And now for a shameless plug of my channel : 




Be sure to subscribe and thumbs up !
Matt


----------



## dilligaf0220 (Jul 29, 2015)

titustiger27 said:


> It's kind of my point... I think the belief of those sites you list are royalty free. for use, but I don't believe they are for you to profit. There are various versions of Creative Commons.. some are to use with out restriction
> 
> even so... should one use free music to make a profit on their videos.. or should they be tossing the musician a bone or two.
> 
> I am pretty sure I have had a video taken down because of the background music.


That is the exact point of these sites, they provide a cheap alternative of decent sounding music for profit generating video production instead of the typical canned Muzak. Independent artists getting paid by independent content producers, bypassing the entire tentacled music industry. Darn somebody better complain about it!

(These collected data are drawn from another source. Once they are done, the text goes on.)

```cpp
template <typename T, int WPE = 2>
__global__ __launch_bounds__(512, WPE) void decode_attn_kernel(DecodeAttnArgs a) {
    typedef typename ET<T>::v8 V8;
    constexpr int HD = 128, HALF = 64, GMAX = 4, NW = 8;
    __shared__ __attribute__((aligned(16))) float s_acc[NW][GMAX][HD];
    __shared__ float s_m[NW][GMAX], s_l[NW][GMAX];
    __shared__ __attribute__((aligned(16))) T s_q[GMAX + 2][HD];
    __shared__ int s_ok[OUTL_CAP];
    __shared__ float s_ox[OUTL_CAP];
    const int G = a.Hq / a.Hkv;
    const int tid = threadIdx.x, lane = tid & 63, wid = tid >> 6;
    const int r = lane & 15, g = lane >> 4;
    const int b = blockIdx.x, kvh = blockIdx.y;
    if ((int)blockIdx.y >= a.Hkv) {
        const int blk = (blockIdx.y - a.Hkv) * gridDim.x + blockIdx.x, nblk = (gridDim.y - a.Hkv) * gridDim.x;
        prefetch_share(a.pf[0], blk, nblk);
        prefetch_share(a.pf[1], blk, nblk);
        asm volatile("s_waitcnt vmcnt(0)" ::: "memory");
        return;
    }
    T* Kc = (T*)a.Kc + ((long)b * a.Hkv + kvh) * a.ctx_max * HD;
    T* Vc = (T*)a.Vc + ((long)b * a.Hkv + kvh) * a.ctx_max * HD;
    const int cm1 = a.ctx_max - 1;

    KT(a, 0);
    V8 kf[4], vv[4], kfn[4], vvn[4];
    auto load = [&](int k0, V8 (&kd)[4], V8 (&vd)[4]) {
        const int kr = min(k0 + r, cm1);
#pragma unroll
        for (int hs = 0; hs < 4; ++hs) kd[hs] = *(const V8*)(Kc + (long)kr * HD + hs * 32 + g * 8);
#pragma unroll
        for (int j = 0; j < 4; ++j) vd[j] = *(const V8*)(Vc + (long)min(k0 + 4 * g + j, cm1) * HD + r * 8);
    };
    load(wid * 16, kf, vv);

    int n;
    if (a.P && !a.dq.sca) {
        typedef typename ET<T>::v4 V4;
        const int N = (a.Hq + 2 * a.Hkv) * HD;
        const int vi = tid >> 4, i4 = (tid & 15) * 4;
        const bool act = tid < (G + 2) * 16;
        const int col = act ? (vi < G ? (kvh * G + vi) : vi == G ? (a.Hq + kvh) : (a.Hq + a.Hkv + kvh)) * HD + i4 : 0;
        f32x4 v1[8], v2[8];
        if (act) {
#pragma unroll
            for (int ks = 0; ks < 8; ++ks)
                if (ks < a.ksplit) {
                    const float* p = a.P + ((long)ks * a.mpad + b) * N + col;
                    v1[ks] = *(const f32x4*)p; v2[ks] = *(const f32x4*)(p + HALF);
                }
        }
        n = min(max(a.kv_len[b], 1), a.ctx_max);
        if (act) {
            f32x4 x1 = {0.f, 0.f, 0.f, 0.f}, x2 = {0.f, 0.f, 0.f, 0.f};
#pragma unroll
            for (int ks = 0; ks < 8; ++ks)
                if (ks < a.ksplit) {
#pragma unroll
                    for (int e = 0; e < 4; ++e) { x1[e] += v1[ks][e]; x2[e] += v2[ks][e]; }
                }
            const int pos = n - 1;
            f32x4 c = {1.f, 1.f, 1.f, 1.f}, sn = {0.f, 0.f, 0.f, 0.f};
            if (vi <= G) { c = *(const f32x4*)(a.cs + (long)pos * HD + i4); sn = *(const f32x4*)(a.cs + (long)pos * HD + HALF + i4); }
            V4 b1, b2;
#pragma unroll
            for (int e = 0; e < 4; ++e) {
                const float y1 = rT<T>(x1[e]), y2 = rT<T>(x2[e]);
                float o1 = y1, o2 = y2;
                if (vi <= G) {
                    o1 = rT<T>(rT<T>(y1 * c[e]) + rT<T>(-y2 * sn[e]));
                    o2 = rT<T>(rT<T>(y2 * c[e]) + rT<T>(y1 * sn[e]));
                }
                b1[e] = (T)o1; b2[e] = (T)o2;
            }
            const int row = vi < G ? vi : (vi == G ? GMAX : GMAX + 1);
            *(V4*)&s_q[row][i4] = b1; *(V4*)&s_q[row][HALF + i4] = b2;
            if (vi == G) { *(V4*)(Kc + (long)pos * HD + i4) = b1; *(V4*)(Kc + (long)pos * HD + HALF + i4) = b2; }
            if (vi == G + 1) { *(V4*)(Vc + (long)pos * HD + i4) = b1; *(V4*)(Vc + (long)pos * HD + HALF + i4) = b2; }
        }
        __syncthreads();
    } else if (a.P) {
        const int N = (a.Hq + 2 * a.Hkv) * HD;
        const int w = tid, vi = w / HALF, i = w % HALF;
        const bool act = w < (G + 2) * HALF;
        float x1 = 0.f, x2 = 0.f;
        const int col = act ? (vi < G ? (kvh * G + vi) : vi == G ? (a.Hq + kvh) : (a.Hq + a.Hkv + kvh)) * HD + i : 0;
        if (a.dq.sca) {
            const OutlStage os = outl_issue(a.dq, b);
            const Slab1x2 sl = slab1x2_load(a.dq, a.P, a.ksplit, a.mpad, b, col, HALF, N);
            outl_commit(a.dq, b, os, s_ok, s_ox);
            if (act) slab1x2_finish(a.dq, a.P, a.ksplit, a.mpad, b, col, HALF, N, sl, os, s_ok, s_ox, x1, x2);
        }
        if (act) {
            if (a.dq.sca) {
            } else {
                float v1[8], v2[8];
#pragma unroll
                for (int ks = 0; ks < 8; ++ks) {
                    const float* p = a.P + ((long)(ks < a.ksplit ? ks : 0) * a.mpad + b) * N + col;
                    v1[ks] = p[0]; v2[ks] = p[HALF];
                }
#pragma unroll
                for (int ks = 0; ks < 8; ++ks)
                    if (ks < a.ksplit) { x1 += v1[ks]; x2 += v2[ks]; }
            }
        }
        n = min(max(a.kv_len[b], 1), a.ctx_max);
        if (act) {
            const int pos = n - 1;
            x1 = rT<T>(x1); x2 = rT<T>(x2);
            float o1 = x1, o2 = x2;
            if (vi <= G) {
                const float c = a.cs[(long)pos * HD + i], sn = a.cs[(long)pos * HD + HALF + i];
                o1 = rT<T>(rT<T>(x1 * c) + rT<T>(-x2 * sn));
                o2 = rT<T>(rT<T>(x2 * c) + rT<T>(x1 * sn));
            }
            const int row = vi < G ? vi : (vi == G ? GMAX : GMAX + 1);
            const T b1 = (T)o1, b2 = (T)o2;
            s_q[row][i] = b1; s_q[row][HALF + i] = b2;
            if (vi == G) { Kc[(long)pos * HD + i] = b1; Kc[(long)pos * HD + HALF + i] = b2; }
            if (vi == G + 1) { Vc[(long)pos * HD + i] = b1; Vc[(long)pos * HD + HALF + i] = b2; }
        }
        __syncthreads();
    } else {
        n = min(max(a.kv_len[b], 1), a.ctx_max);
    }
    KT(a, 1);
    V8 qf[4];
#pragma unroll
    for (int hs = 0; hs < 4; ++hs) {
        const V8 t = a.P ? *(const V8*)&s_q[r < G ? r : 0][hs * 32 + g * 8]
                         : *(const V8*)((const T*)a.Q + (long)b * a.Hq * HD + (kvh * G + (r < G ? r : 0)) * HD + hs * 32 + g * 8);
#pragma unroll
        for (int j = 0; j < 8; ++j) qf[hs][j] = r < G ? t[j] : (T)0.f;
    }
    float m_r = -1e30f, lsum = 0.f;
    f32x4 acc[8];
#pragma unroll
    for (int t = 0; t < 8; ++t) acc[t] = (f32x4){0.f, 0.f, 0.f, 0.f};
    auto step = [&](int k0, const V8 (&kd)[4], const V8 (&vd)[4], int limit) {
        f32x4 st = {0.f, 0.f, 0.f, 0.f};
#pragma unroll
        for (int hs = 0; hs < 4; ++hs) st = ET<T>::mfma(kd[hs], qf[hs], st);
        float sc[4], mx = -1e30f;
#pragma unroll
        for (int j = 0; j < 4; ++j) { sc[j] = (k0 + g * 4 + j) < limit ? st[j] * a.scale : -1e30f; mx = fmaxf(mx, sc[j]); }
        mx = rows_max(mx);
        const float mn = fmaxf(m_r, mx);
        const float alpha = __expf(m_r - mn);
        m_r = mn;
        float ps = 0.f, pr[4];
#pragma unroll
        for (int j = 0; j < 4; ++j) { const float pv = ((k0 + g * 4 + j) < limit && r < G) ? __expf(sc[j] - mn) : 0.f; ps += pv; pr[j] = pv; }
        lsum = lsum * alpha + ps;
        u32x2_t pa;
        {
            typename ET<T>::v4 p4;
#pragma unroll
            for (int j = 0; j < 4; ++j) p4[j] = (T)pr[j];
            pa = __builtin_bit_cast(u32x2_t, p4);
        }
        const float a0 = __builtin_bit_cast(float, __builtin_amdgcn_readlane(__builtin_bit_cast(int, alpha), 0));
        const float a1 = __builtin_bit_cast(float, __builtin_amdgcn_readlane(__builtin_bit_cast(int, alpha), 1));
        const float a2 = __builtin_bit_cast(float, __builtin_amdgcn_readlane(__builtin_bit_cast(int, alpha), 2));
        const float a3 = __builtin_bit_cast(float, __builtin_amdgcn_readlane(__builtin_bit_cast(int, alpha), 3));
        const unsigned* w0 = (const unsigned*)&vd[0]; const unsigned* w1 = (const unsigned*)&vd[1];
        const unsigned* w2 = (const unsigned*)&vd[2]; const unsigned* w3 = (const unsigned*)&vd[3];
#pragma unroll
        for (int i = 0; i < 4; ++i) {
            u32x2_t blo, bhi;
            blo[0] = __builtin_amdgcn_perm(w1[i], w0[i], 0x05040100u); blo[1] = __builtin_amdgcn_perm(w3[i], w2[i], 0x05040100u);
            bhi[0] = __builtin_amdgcn_perm(w1[i], w0[i], 0x07060302u); bhi[1] = __builtin_amdgcn_perm(w3[i], w2[i], 0x07060302u);
            f32x4 c0 = acc[2 * i], c1 = acc[2 * i + 1];
            c0[0] *= a0; c0[1] *= a1; c0[2] *= a2; c0[3] *= a3;
            c1[0] *= a0; c1[1] *= a1; c1[2] *= a2; c1[3] *= a3;
            acc[2 * i] = PV16<T>::mfma(pa, blo, c0);
            acc[2 * i + 1] = PV16<T>::mfma(pa, bhi, c1);
        }
    };
    const int nc = a.P ? n - 1 : n;
    for (int k0 = wid * 16; k0 < nc; k0 += NW * 16) {
        const bool more = k0 + NW * 16 < nc;
        if (more) load(k0 + NW * 16, kfn, vvn);
        step(k0, kf, vv, nc);
        if (more) {
#pragma unroll
            for (int u = 0; u < 4; ++u) { kf[u] = kfn[u]; vv[u] = vvn[u]; }
        }
    }
    if (a.P && wid == NW - 1) {
#pragma unroll
        for (int hs = 0; hs < 4; ++hs) kf[hs] = *(const V8*)&s_q[GMAX][hs * 32 + g * 8];
#pragma unroll
        for (int u = 0; u < 4; ++u) vv[u] = *(const V8*)&s_q[GMAX + 1][r * 8];
        step(0, kf, vv, 1);
    }
    KT(a, 2);
    lsum = rows_sum(lsum);
    if (g == 0 && r < 4) { s_l[wid][r] = lsum; s_m[wid][r] = m_r; }
    if (g == 0) {
#pragma unroll
        for (int j = 0; j < 4; ++j) {
            *(f32x4*)&s_acc[wid][j][8 * r] = (f32x4){acc[0][j], acc[1][j], acc[2][j], acc[3][j]};
            *(f32x4*)&s_acc[wid][j][8 * r + 4] = (f32x4){acc[4][j], acc[5][j], acc[6][j], acc[7][j]};
        }
    }
    __syncthreads();
    KT(a, 3);
    float amx = 0.f;
    int nbig = 0;
    for (int idx = tid; idx < G * HD; idx += 512) {
        const int h = idx / HD, e = idx % HD;
        float M = -1e30f;
#pragma unroll
        for (int w = 0; w < NW; ++w) M = fmaxf(M, s_m[w][h]);
        float num = 0.f, den = 0.f;
#pragma unroll
        for (int w = 0; w < NW; ++w) { const float f = __expf(s_m[w][h] - M); num += f * s_acc[w][h][e]; den += f * s_l[w][h]; }
        const T ov = (T)(num / den);
        ((T*)a.O)[(long)b * a.Hq * HD + (kvh * G + h) * HD + e] = ov;
        const float av = fabsf((float)ov);
        amx = fmaxf(amx, av < LLM_INT8_THRESHOLD ? av : 0.f);
        nbig += !(av < LLM_INT8_THRESHOLD);
    }
    if (a.amax_out) {
        amx = wave_max(amx);
        const int wbig = __popcll(__ballot(nbig > 0)) > 0 ? (int)wave_sum((float)nbig) : 0;
        __syncthreads();
        if (lane == 0) { s_l[wid][0] = amx; s_m[wid][0] = (float)wbig; }
        __syncthreads();
        if (tid == 0) {
            float m = s_l[0][0], nb = s_m[0][0];
#pragma unroll
            for (int w = 1; w < NW; ++w) { m = fmaxf(m, s_l[w][0]); nb += s_m[w][0]; }
            a.amax_out[b * 4 + kvh] = m;
            if (a.big_out) a.big_out[b * 4 + kvh] = (int)nb;
        }
    }
    KT(a, 4);
}

void launch_decode_attn(const DecodeAttnArgs& a, int B, hipStream_t s) {
#ifdef SONIC_AB
    if (g_opts.decode_attn_v1) { DT_SWITCH(a.dt, T, hipLaunchKernelGGL(decode_attn_v1_kernel<T>, dim3(B, a.Hkv), dim3(512), 0, s, a)); return; }
#endif
    if (g_opts.decode_attn_occ2) { DT_SWITCH(a.dt, T, hipLaunchKernelGGL((decode_attn_kernel<T, 4>), dim3(B, a.Hkv), dim3(512), 0, s, a)); return; }
    DT_SWITCH(a.dt, T, hipLaunchKernelGGL((decode_attn_kernel<T, 2>), dim3(B, a.Hkv + (a.pf_y > 0 ? a.pf_y : 0)), dim3(512), 0, s, a));
}
```

### sonicscribe_amd/csrc/common.h

```cpp
#pragma once
#include <hip/hip_runtime.h>
#include <stdint.h>

typedef __bf16 bf16_t;
typedef __attribute__((ext_vector_type(8))) __bf16 bf16x8;
typedef __attribute__((ext_vector_type(4))) __bf16 bf16x4;
typedef __attribute__((ext_vector_type(2))) __bf16 bf16x2;
typedef __attribute__((ext_vector_type(4))) float f32x4;
typedef __attribute__((ext_vector_type(16))) float f32x16;
typedef __attribute__((ext_vector_type(4))) int i32x4;
typedef _Float16 f16_t;
typedef __attribute__((ext_vector_type(8))) _Float16 f16x8;
typedef __attribute__((ext_vector_type(4))) _Float16 f16x4;
typedef __attribute__((ext_vector_type(2))) _Float16 f16x2;

enum { DT_BF16 = 0, DT_F16 = 1, DT_F32 = 2 };
template <typename T> struct ET;
template <> struct ET<bf16_t> {
    typedef bf16x8 v8; typedef bf16x4 v4; typedef bf16x2 v2;
    static __device__ __forceinline__ f32x4 mfma(v8 a, v8 b, f32x4 c) { return __builtin_amdgcn_mfma_f32_16x16x32_bf16(a, b, c, 0, 0, 0); }
};
template <> struct ET<f16_t> {
    typedef f16x8 v8; typedef f16x4 v4; typedef f16x2 v2;
    static __device__ __forceinline__ f32x4 mfma(v8 a, v8 b, f32x4 c) { return __builtin_amdgcn_mfma_f32_16x16x32_f16(a, b, c, 0, 0, 0); }
};
typedef __attribute__((ext_vector_type(8))) float f32x8;
template <> struct ET<float> { typedef f32x8 v8; typedef f32x4 v4; };
template <typename T> __device__ __forceinline__ float rT(float x) { return (float)((T)x); }
template <> __device__ __forceinline__ float rT<f16_t>(float x) { asm volatile("" : "+v"(x)); return (float)((f16_t)x); }
#define DT_SWITCH(dt, T, ...) do { if ((dt) == DT_F16) { typedef f16_t T; __VA_ARGS__; } else { typedef bf16_t T; __VA_ARGS__; } } while (0)

#define WAVE 64

#include <mutex>
#include <set>
#include <utility>
inline void ensure_dyn_lds(const void* fn, int bytes) {
    static std::mutex mu;
    static std::set<std::pair<int, const void*>> done;
    int dev = 0;
    (void)hipGetDevice(&dev);
    std::lock_guard<std::mutex> lk(mu);
    if (done.insert({dev, fn}).second && hipFuncSetAttribute(fn, hipFuncAttributeMaxDynamicSharedMemorySize, bytes) != hipSuccess) (void)hipGetLastError();
}

struct LaunchOpts {
    int skinny_variant = 0;
    int gemm_force128 = 0;
    int no_fused_gu = 0;
    int no_fused_gu64 = 0;
    int ktrace_wave = 0;
    int gu64_split_norm = 0;
    int gu64_two_pass = 0;
    int o64_16rows = 0;
    int no_skinny48 = 0;
    int no_skinny768 = 0;
    int gemm_small_eff = 75;
    int gemm128_shallow = 0;
    int no_skinny_i8_wide = 0;
    int gemm256_stagger = 1;
    int decode_prefetch = 0;
    int decode_attn_occ2 = 0;
    int decode_attn_v1 = 0;
    int flash_variant = 2;
    int flash_enc = 1;
    int gemm256_persist = 0;
    int gemm256_persist_cus = 256;
    int gemm256_gm = 8;
};
extern thread_local LaunchOpts g_opts;

__device__ __forceinline__ float bf2f(bf16_t x) { return (float)x; }
__device__ __forceinline__ bf16_t f2bf(float x) { return (bf16_t)x; }
__device__ __forceinline__ float rbf(float x) { return (float)((bf16_t)x); }

__device__ __forceinline__ float gelu_erf(float x) {
    const float z = fabsf(x) * 0.70710678118654752440f;
    const float t = __builtin_amdgcn_rcpf(fmaf(0.3275911f, z, 1.0f));
    float p = fmaf(1.061405429f, t, -1.453152027f);
    p = fmaf(p, t, 1.421413741f);
    p = fmaf(p, t, -0.284496736f);
    p = fmaf(p, t, 0.254829592f);
    const float pe = p * t * __expf(-z * z);
    return 0.5f * x * (x >= 0.f ? 2.0f - pe : pe);
}
__device__ __forceinline__ float silu_f(float x) { return x / (1.0f + __expf(-x)); }

__device__ __forceinline__ float wave_sum(float v) {
#pragma unroll
    for (int o = 32; o > 0; o >>= 1) v += __shfl_xor(v, o, 64);
    return v;
}
__device__ __forceinline__ float wave_max(float v) {
#pragma unroll
    for (int o = 32; o > 0; o >>= 1) v = fmaxf(v, __shfl_xor(v, o, 64));
    return v;
}

struct PrefetchRange { const void* p; long bytes; };
__device__ __forceinline__ void prefetch_share(const PrefetchRange& r, int blk, int nblk) {
    if (!r.p || r.bytes <= 0) return;
    const long step = (long)blockDim.x * 16;
    const long per = ((r.bytes + nblk - 1) / nblk + step - 1) / step * step;
    const long lo = (long)blk * per, hi = lo + per < r.bytes ? lo + per : r.bytes;
    const char* q = (const char*)r.p;
    i32x4 t = {0, 0, 0, 0};
    for (long off = lo + (long)threadIdx.x * 16; off + 16 <= hi; off += step)
        asm volatile("global_load_dwordx4 %0, %1, off" : "+v"(t) : "v"(q + off) : "memory");
    asm volatile("s_waitcnt vmcnt(0)" : "+v"(t) :: "memory");
}

enum GemmEpi {
    EPI_BIAS = 0,
    EPI_BIAS_GELU = 1,
    EPI_BIAS_RESID = 2,
    EPI_SWIGLU = 3,
    EPI_QKV_VT = 4,
};

struct GemmI8 {
    const float* sca;
    const float* scb;
    const bf16_t* x16; long ldx16;
    const int* oc_cnt; const int* oc_list; int oc_ld;
    const int* row_group; int group_div;
    int row_off;
    bf16_t* defer_out; int defer_thr;
};

__host__ __device__ __forceinline__ long i8_tiled_row_off(int n, int K) { return (long)(n >> 4) * (K >> 6) * 1024 + (long)(n & 15) * 16; }
__host__ __device__ __forceinline__ long i8_tiled_k_off(int k) { return ((long)(k >> 6) << 10) + (((k >> 4) & 3) << 8) + (k & 15); }

struct GemmArgs {
    const bf16_t* A; long lda;
    const bf16_t* W;
    bf16_t* C; long ldc;
    const float* bias;
    const bf16_t* R; long ldr;
    int M, N, K;
    int batch; long strideA, strideC, strideR;
    bf16_t* Vt; int n_split; int seg_T; int vt_ld; long vt_seg_stride;
    int dt;
    GemmI8 q;
    const float* rope_cs; int rope_T, rope_ncols;
    const unsigned short* gelu_lut;
    int raster_gm;
    int w_tiled;
    int gu8;
    long long* dbg;
};
#define GELU_LUT_E0 113
#define GELU_LUT_NE 18
#define GELU_LUT_HALF (GELU_LUT_NE * 128)
#define GELU_LUT_N (2 * GELU_LUT_HALF)
__device__ __forceinline__ int gelu_lut_index(float l) {
    return (int)((__float_as_uint(l) >> 16) & 0x7FFFu) - (GELU_LUT_E0 << 7);
}
__device__ __forceinline__ int gelu_lut_slot(float l, int idx) {
    return (int)min((unsigned)idx, (unsigned)(GELU_LUT_HALF - 1)) + ((__float_as_uint(l) >> 31) ? GELU_LUT_HALF : 0);
}
__device__ __forceinline__ float gelu_lut_value(float l, int idx, unsigned t) {
    const float lo = 0.5f * l, hi = fmaxf(l, -0.0f);
    float y = __uint_as_float(t << 16);
    y = idx < 0 ? lo : y;
    y = idx >= GELU_LUT_HALF ? hi : y;
    return y;
}
bool gemm256_eligible(const GemmArgs& a, int epi);
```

Sorry, but you're going to have to take your stick and stir a different pile!


----------



## titustiger27 (Jan 17, 2013)

dilligaf0220 said:


> That is the exact point of these sites, they provide a cheap alternative of decent sounding music for profit generating video production instead of the typical canned Muzak. Independent artists getting paid by independent content producers, bypassing the entire tentacled music industry. Darn somebody better complain about it!
> *
> Sorry, but you're going to have to take your stick and stir a different pile!*


Why do you get defensive about this?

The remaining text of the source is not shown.